══ Data records ══

SED_API int sed_glu_bwd(const float* y, const float* stats, const float* gamma, const float* beta, const float* Wg,
                           const float* bg, const float* gout, float* dz, float* dWg, float* dbg, float* dgamma, float* dbeta,
                           float* scratch, int B, int T, int F, int C, int PT, int PF, unsigned seed, unsigned thr24, float dscale,
                           const unsigned* seed_dev, int split_bf16, void* stream) {
    hipStream_t s = (hipStream_t)stream;
    if (F % PF != 0) return SED_ERR_UNSUPPORTED;
    if (PT == 1 && PF == 2) {
        if (C == 128 && split_bf16 && sed_tuning[SED_TUNE_GLU_BWD128_SPLIT] != 3)
            return launch_glu_wide_bwd<128, true>(y, stats, gamma, beta, Wg, bg, gout, dz, dWg, dbg, dgamma, dbeta, scratch, B, T, F, seed, thr24, dscale, seed_dev, s);
        if (C == 64 && split_bf16) return launch_glu_wide_bwd<64, true>(y, stats, gamma, beta, Wg, bg, gout, dz, dWg, dbg, dgamma, dbeta, scratch, B, T, F, seed, thr24, dscale, seed_dev, s);
        if (C == 128) return launch_glu_wide_bwd<128, false>(y, stats, gamma, beta, Wg, bg, gout, dz, dWg, dbg, dgamma, dbeta, scratch, B, T, F, seed, thr24, dscale, seed_dev, s);
        if (C == 64) return launch_glu_wide_bwd<64, false>(y, stats, gamma, beta, Wg, bg, gout, dz, dWg, dbg, dgamma, dbeta, scratch, B, T, F, seed, thr24, dscale, seed_dev, s);
    }
    const bool lds_free32 = C == 32 && PT == 2 && PF == 2 && F % 16 == 0 && T >= 2;
    if (T % PT != 0 && !lds_free32) {
        const int tail = T % PT, rowf4 = F * C / 4;
        const long long n4 = (long long)B * tail * rowf4;
        int grid = (int)((n4 + 255) / 256);
        if (grid > 2048) grid = 2048;
        SED_LAUNCH(glu_zero_tail_kernel, dim3(grid), dim3(256), 0, s, dz, n4, T, T - tail, tail * rowf4, (long long)T * rowf4);
    }
    if ((C == 16 && PT == 2 && PF == 2 && F % 8 == 0) || (C == 32 && PT == 2 && PF == 2 && F % 16 == 0)) {
        const int nrows = B * (T / 2);
        int grid = (nrows + 3) / 4;
        const int cap = C == 32 ? glu_grid_cap(512) : 1024;
        if (grid > cap) grid = cap;
        if (grid < 1) { sed_zero4(s, dWg, C * C, dbg, C, dgamma, C, dbeta, C); return SED_OK; }
        if (!scratch) return SED_ERR_ARG;
        if (C == 16)
            SED_LAUNCH(glu16_bwd_kernel, dim3(grid), dim3(256), 0, s, y, stats, gamma, beta, Wg, bg, gout, dz, scratch, B, T, F, seed, thr24,
                       dscale, seed_dev);
        else
            SED_LAUNCH(glu32_bwd_kernel, dim3(grid), dim3(256), 0, s, y, stats, gamma, beta, Wg, bg, gout, dz, scratch, B, T, F, seed, thr24,
                       dscale, seed_dev);
        SED_LAUNCH(glu_bwd_reduce_kernel, dim3((C * C + 3 * C + 63) / 64), dim3(GBR_THREADS), 0, s, scratch, dWg, dbg, dgamma, dbeta, grid, C, 1, 1,
                   gamma, beta, 0);
        return sed_check_launch();
    }
    sed_zero4(s, dWg, C * C, dbg, C, dgamma, C, dbeta, C);
#define GLU_CASE(c, pt, pf)                                                                                              \
    if (C == c && PT == pt && PF == pf)                                                                                  \
        return launch_glu_bwd<c, pt, pf>(y, stats, gamma, beta, Wg, bg, gout, dz, dWg, dbg, dgamma, dbeta, B, T, F, seed, thr24, \
                                         dscale, seed_dev, s);
    GLU_CASE(16, 2, 2) GLU_CASE(32, 2, 2)
#undef GLU_CASE
    return SED_ERR_UNSUPPORTED;
}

═══

→ Aim of the task: The answer consists of every line above in which the word "false" occurs.

→ Your response:
        if (C == 128) return launch_glu_wide_bwd<128, false>(y, stats, gamma, beta, Wg, bg, gout, dz, dWg, dbg, dgamma, dbeta, scratch, B, T, F, seed, thr24, dscale, seed_dev, s);
        if (C == 64) return launch_glu_wide_bwd<64, false>(y, stats, gamma, beta, Wg, bg, gout, dz, dWg, dbg, dgamma, dbeta, scratch, B, T, F, seed, thr24, dscale, seed_dev, s);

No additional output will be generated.